_Task input:_
-DEV void ll2_load_row(const int16_t *p, int r, int lane, int *v, M4 *tag, int q, int part, M4 *starts = nullptr, int ps = W )
-{
-	if (starts) *starts = m4_zero();
-	if (r >= H / 2) { v[0] = v[1] = v[2] = 0; *tag = m4_zero(); return; }
-	for (int k = 0; k < 3; k++) v[k] = p[r * ps + lane + 64 * k];
-	M4 t = m4_zero();
-	if (q > 17) {
-		int v4[4] = { v[0], v[1], v[2], 0 };
-		M4 o, d3;
-		BALLOT4(o, v4, x & 1);
-		int far[4];
-		for (int k = 0; k < 2; k++) far[k] = right_of(v, k, 3, 3, lane);
-		d3.w[0] = __ballot(iabs(v[0] - far[0]) > 1); d3.w[1] = __ballot(iabs(v[1] - far[1]) > 1); d3.w[2] = d3.w[3] = 0;
-		const M4 f = o & dn1(o) & dn2(o) & dn3(o) & d3 & col_range(0, H / 2 - 4);
-		unsigned __int128 m = ((unsigned __int128)f.w[1] << 64) | f.w[0], tg = 0;
-		const unsigned __int128 pat = part ? 5 : 15;
-		unsigned __int128 st = 0;
-		while (m) {
-			const uint64_t lo = (uint64_t)m;
-			const int j = lo ? __builtin_ctzll(lo) : 64 + __builtin_ctzll((uint64_t)(m >> 64));
-			tg |= pat << j; st |= (unsigned __int128)1 << j;
-			m &= ~((unsigned __int128)15 << j);
-		}
-		t.w[0] = (uint64_t)tg; t.w[1] = (uint64_t)(tg >> 64);
-		if (starts) { starts->w[0] = (uint64_t)st; starts->w[1] = (uint64_t)(st >> 64); }
-	}
-	*tag = t;
-}
-
+enum : unsigned { L2_O = 0, L2_P1 = 3, L2_P2 = 6, L2_T = 9, L2_S = 11, L2_TU = 13, L2_TD = 15 };
+#define L2F(s, f, n) (((s) >> (f)) & ((1u << (n)) - 1))
+#define IB(w) ((unsigned)__builtin_amdgcn_inverse_ballot_w64(w))
+
+DEV unsigned l2_range(int lo, int hi, int lane)
+{
+	unsigned b = 0;
+	for (int k = 0; k < 3; k++) { const int col = lane + 64 * k; b |= (col >= lo && col <= hi ? 1u : 0u) << k; }
+	return b;
+}
+
+DEV unsigned ll2_row_state(const int *v, const int *far, int lane, int part)
+{
+	const unsigned o = (unsigned)(v[0] & 1) | ((unsigned)(v[1] & 1) << 1) | ((unsigned)(v[2] & 1) << 2);
+	const unsigned p1 = bs_dn(o, lane), p2 = bs_dn(p1, lane), p3 = bs_dn(p2, lane);
+	unsigned s = o | (p1 << L2_P1) | (p2 << L2_P2);
+	const unsigned d3 = (iabs(v[0] - far[0]) > 1 ? 1u : 0u) | (iabs(v[1] - far[1]) > 1 ? 2u : 0u);
+	const unsigned f = o & p1 & p2 & p3 & d3 & l2_range(0, H / 2 - 4, lane);
+	if (__any(f != 0)) {
+		const uint64_t pat = part ? 5 : 15;
+		uint64_t tg[2], st[2], kill = 0, over = 0;
+		for (int k = 0; k < 2; k++) {
+			uint64_t m = __ballot((f >> k) & 1u) & ~kill, t = over, b = 0;
+			kill = over = 0;
+			while (m) {
+				const int j = __builtin_ctzll(m);
+				t |= pat << j; b |= 1ull << j;
+				m &= ~(15ull << j);
+				if (j > 60) { kill = 15ull >> (64 - j); over = pat >> (64 - j); }
+			}
+			tg[k] = t; st[k] = b;
+		}
+		s |= (IB(tg[0]) << L2_T) | (IB(tg[1]) << (L2_T + 1)) | (IB(st[0]) << L2_S) | (IB(st[1]) << (L2_S + 1));
+		s |= (IB((tg[0] >> 2) | (tg[1] << 62)) << L2_TD) | (IB(tg[1] >> 2) << (L2_TD + 1));
+		if (part) s |= (IB(tg[0] << 1) << L2_TU) | (IB((tg[1] << 1) | (tg[0] >> 63)) << (L2_TU + 1));
+	}
+	return s;
+}
+
+DEV void l2_right(const int *v, int *x)
+{
+	const int seam = __builtin_amdgcn_readlane(v[1], 0);
+	x[0] = __builtin_amdgcn_update_dpp(seam, v[0], 0x130 , 0xF, 0xF, false);
+	x[1] = __builtin_amdgcn_update_dpp(seam, v[1], 0x130 , 0xF, 0xF, false);
+}
+
+DEV void alt_runs_next2(uint64_t f0, uint64_t f1, uint64_t *b)
+{
+	const uint64_t even = 0x5555555555555555ull;
+	const uint64_t se0 = f0 & ~(f0 << 1) & even, se1 = f1 & ~((f1 << 1) | (f0 >> 63)) & even;
+	const uint64_t s0 = f0 + se0, t1 = f1 + se1, s1 = t1 + (s0 < se0 ? 1u : 0u);
+	const uint64_t re0 = f0 & ~s0, re1 = f1 & ~s1;
+	const uint64_t r0 = (re0 & even) | (f0 & ~re0 & ~even), r1 = (re1 & even) | (f1 & ~re1 & ~even);
+	b[0] = r0 << 1; b[1] = (r1 << 1) | (r0 >> 63);
+}
+
+struct Ll2Win {
+	int v0[2], v1[2], v2[2], v3[2];
+	unsigned s0, s1, s2, s3;
+	int raw[3], far[2];
+	bool stale;
+	const int16_t *p; int ps; int part; bool walk;
+
+	__device__ void fetch(int r, int lane)
+	{
+		if (r >= H / 2) { raw[0] = raw[1] = raw[2] = far[0] = far[1] = 0; return; }
+		const int16_t *row = p + r * ps + lane;
+		for (int k = 0; k < 3; k++) raw[k] = row[64 * k];
+		if (walk) { far[0] = row[3]; far[1] = row[64 + 3]; }
+		else far[0] = far[1] = 0;
+	}
+	__device__ unsigned make(int lane) const { return walk ? ll2_row_state(raw, far, lane, part) : 0u; }
+	__device__ void start(const int16_t *src, int pitch, int q, int part_, int lane)
+	{
+		p = src; ps = pitch; part = part_; walk = q > 17; stale = false;
+		fetch(0, lane); v0[0] = raw[0]; v0[1] = raw[1]; s0 = make(lane);
+		fetch(1, lane); v1[0] = raw[0]; v1[1] = raw[1]; s1 = make(lane);
+		fetch(2, lane); v2[0] = raw[0]; v2[1] = raw[1]; s2 = make(lane);
+		fetch(3, lane); v3[0] = raw[0]; v3[1] = raw[1]; s3 = make(lane);
+		fetch(4, lane);
+	}
+	__device__ void step(int r, int lane)
+	{
+		if (!walk) return;
+		const unsigned o = L2F(s0, L2_O, 3), t0 = L2F(s0, L2_T, 2);
+		unsigned p1 = L2F(s0, L2_P1, 3), p2 = L2F(s0, L2_P2, 3);
+		if (stale) { p1 = bs_dn(o, lane); p2 = bs_dn(p1, lane); }
+		const unsigned cond1 = o & p1 & l2_range(1, H / 2 - 1, lane);
+		const unsigned hbr = cond1 & p2 & l2_range(0, H / 2 - 3, lane);
+		const unsigned act = 3u & ~t0 & ~L2F(s0, L2_TU, 2);
+		unsigned cand = hbr & act, bumped = 0;
+		if (__any(cand != 0)) {
+			int x1[2], x2[2];
+			l2_right(v0, x1); l2_right(x1, x2);
+			const unsigned d2 = (iabs(v0[0] - x2[0]) > 1 ? 1u : 0u) | (iabs(v0[1] - x2[1]) > 1 ? 2u : 0u) | L2F(s0, L2_TD, 2);
+			cand &= d2;
+			if (__any(cand != 0)) {
+				uint64_t b[2];
+				alt_runs_next2(__ballot(cand & 1u), __ballot(cand & 2u), b);
+				bumped = IB(b[0]) | (IB(b[1]) << 1);
+			}
+		}
+		const unsigned o1 = L2F(s1, L2_O, 3);
+		unsigned vf = 0;
+		if (r <= H / 2 - 2) vf = cond1 & ~hbr & o1 & L2F(s1, L2_P1, 3) & ~L2F(s1, L2_P2, 3);
+		if (r >= 1 && r <= H / 2 - 4) vf |= ~cond1 & o & o1 & L2F(s1, L2_P1, 3) & L2F(s2, L2_O, 3) & ~L2F(s3, L2_O, 3);
+		vf &= act & ~bumped & ~L2F(s1, L2_T, 2);
+		for (int k = 0; k < 2; k++) { v0[k] += (int)((bumped >> k) & 1u); v1[k] += (int)((vf >> k) & 1u); }
+		s1 ^= vf;
+		stale = __any(vf != 0);
+	}
+	__device__ void shift(int r, int lane)
+	{
+		const unsigned sn = make(lane);
+		for (int k = 0; k < 2; k++) { v0[k] = v1[k]; v1[k] = v2[k]; v2[k] = v3[k]; v3[k] = raw[k]; }
+		s0 = s1; s1 = s2; s2 = s3; s3 = sn;
+		fetch(r + 5, lane);
+	}
+};
 DEV void wave_ll2_verbatim(Ctx *c, int lane)
 {
 	if (c->defer_verbatim) return;
@@ -119,43 +219,16 @@
 DEV void wave_ll2(Ctx *c, int part, int lane, bool keep_p, const int16_t *src, int ss )
 {
 	int16_t *p = c->proc, *jp = c->jpeg;
-	const int q = c->q;
-	int v0[3], v1[3], v2[3], v3[3];
-	M4 t0, t1, t2, t3;
-	ll2_load_row(src, 0, lane, v0, &t0, q, part, nullptr, ss);
-	ll2_load_row(src, 1, lane, v1, &t1, q, part, nullptr, ss);
-	ll2_load_row(src, 2, lane, v2, &t2, q, part, nullptr, ss);
-	ll2_load_row(src, 3, lane, v3, &t3, q, part, nullptr, ss);
-	const M4 ll = col_range(0, H / 2 - 1);
+	Ll2Win w;
+	w.start(src, ss, c->q, part, lane);
 	for (int r = 0; r < H / 2; r++) {
-		int vn[3]; M4 tn;
-		ll2_load_row(src, r + 4, lane, vn, &tn, q, part, nullptr, ss);
-		if (q > 17) {
-			int a0[4] = { v0[0], v0[1], v0[2], 0 }, a1[4] = { v1[0], v1[1], v1[2], 0 }, a2[4] = { v2[0], v2[1], 0, 0 }, a3[4] = { v3[0], v3[1], 0, 0 };
-			M4 o, o1, o2, o3, d2;
-			BALLOT4(o, a0, x & 1); BALLOT4(o1, a1, x & 1); BALLOT4(o2, a2, x & 1); BALLOT4(o3, a3, x & 1);
-			const int f0 = right_of(v0, 0, 3, 2, lane), f1 = right_of(v0, 1, 3, 2, lane);
-			d2.w[0] = __ballot(iabs(v0[0] - f0) > 1); d2.w[1] = __ballot(iabs(v0[1] - f1) > 1); d2.w[2] = d2.w[3] = 0;
-			d2 = d2 | dn2(t0);
-			const M4 cond1 = o & dn1(o) & col_range(1, H / 2 - 1);
-			const M4 hbr = cond1 & dn2(o) & col_range(0, H / 2 - 3);
-			const M4 skip = part ? up1(t0) : m4_zero();
-			const M4 act = ll & ~t0 & ~skip;
-			const M4 fired = alt_runs(hbr & d2 & act);
-			const M4 bumped = up1(fired);
-			M4 vf = m4_zero();
-			if (r <= H / 2 - 2) vf = cond1 & ~hbr & o1 & dn1(o1) & ~dn2(o1);
-			if (r >= 1 && r <= H / 2 - 4) vf = vf | (~cond1 & o & o1 & dn1(o1) & o2 & ~o3);
-			vf = vf & act & ~bumped & ~t1;
-			for (int k = 0; k < 2; k++) { v0[k] += TB(bumped, k); v1[k] += TB(vf, k); }
-		}
+		w.step(r, lane);
 		for (int k = 0; k < 2; k++) {
 			const int at = r * W + lane + 64 * k;
-			if (keep_p || !part) p[at] = (int16_t)v0[k];
-			jp[at] = (int16_t)(TB(t0, k) ? v0[k] : ll2_round(v0[k]));
-		}
-		for (int k = 0; k < 3; k++) { v0[k] = v1[k]; v1[k] = v2[k]; v2[k] = v3[k]; v3[k] = vn[k]; }
-		t0 = t1; t1 = t2; t2 = t3; t3 = tn;
+			if (keep_p || !part) p[at] = (int16_t)w.v0[k];
+			jp[at] = (int16_t)(((w.s0 >> (L2_T + k)) & 1u) ? w.v0[k] : ll2_round(w.v0[k]));
+		}
+		w.shift(r, lane);
 	}
 	if (!part) wave_ll2_verbatim(c, lane);
 	__threadfence_block();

_Exercise:_ Each line of the listing above that contains the word "step" counts once; please give the total and nothing more.

_Your solution:_ 2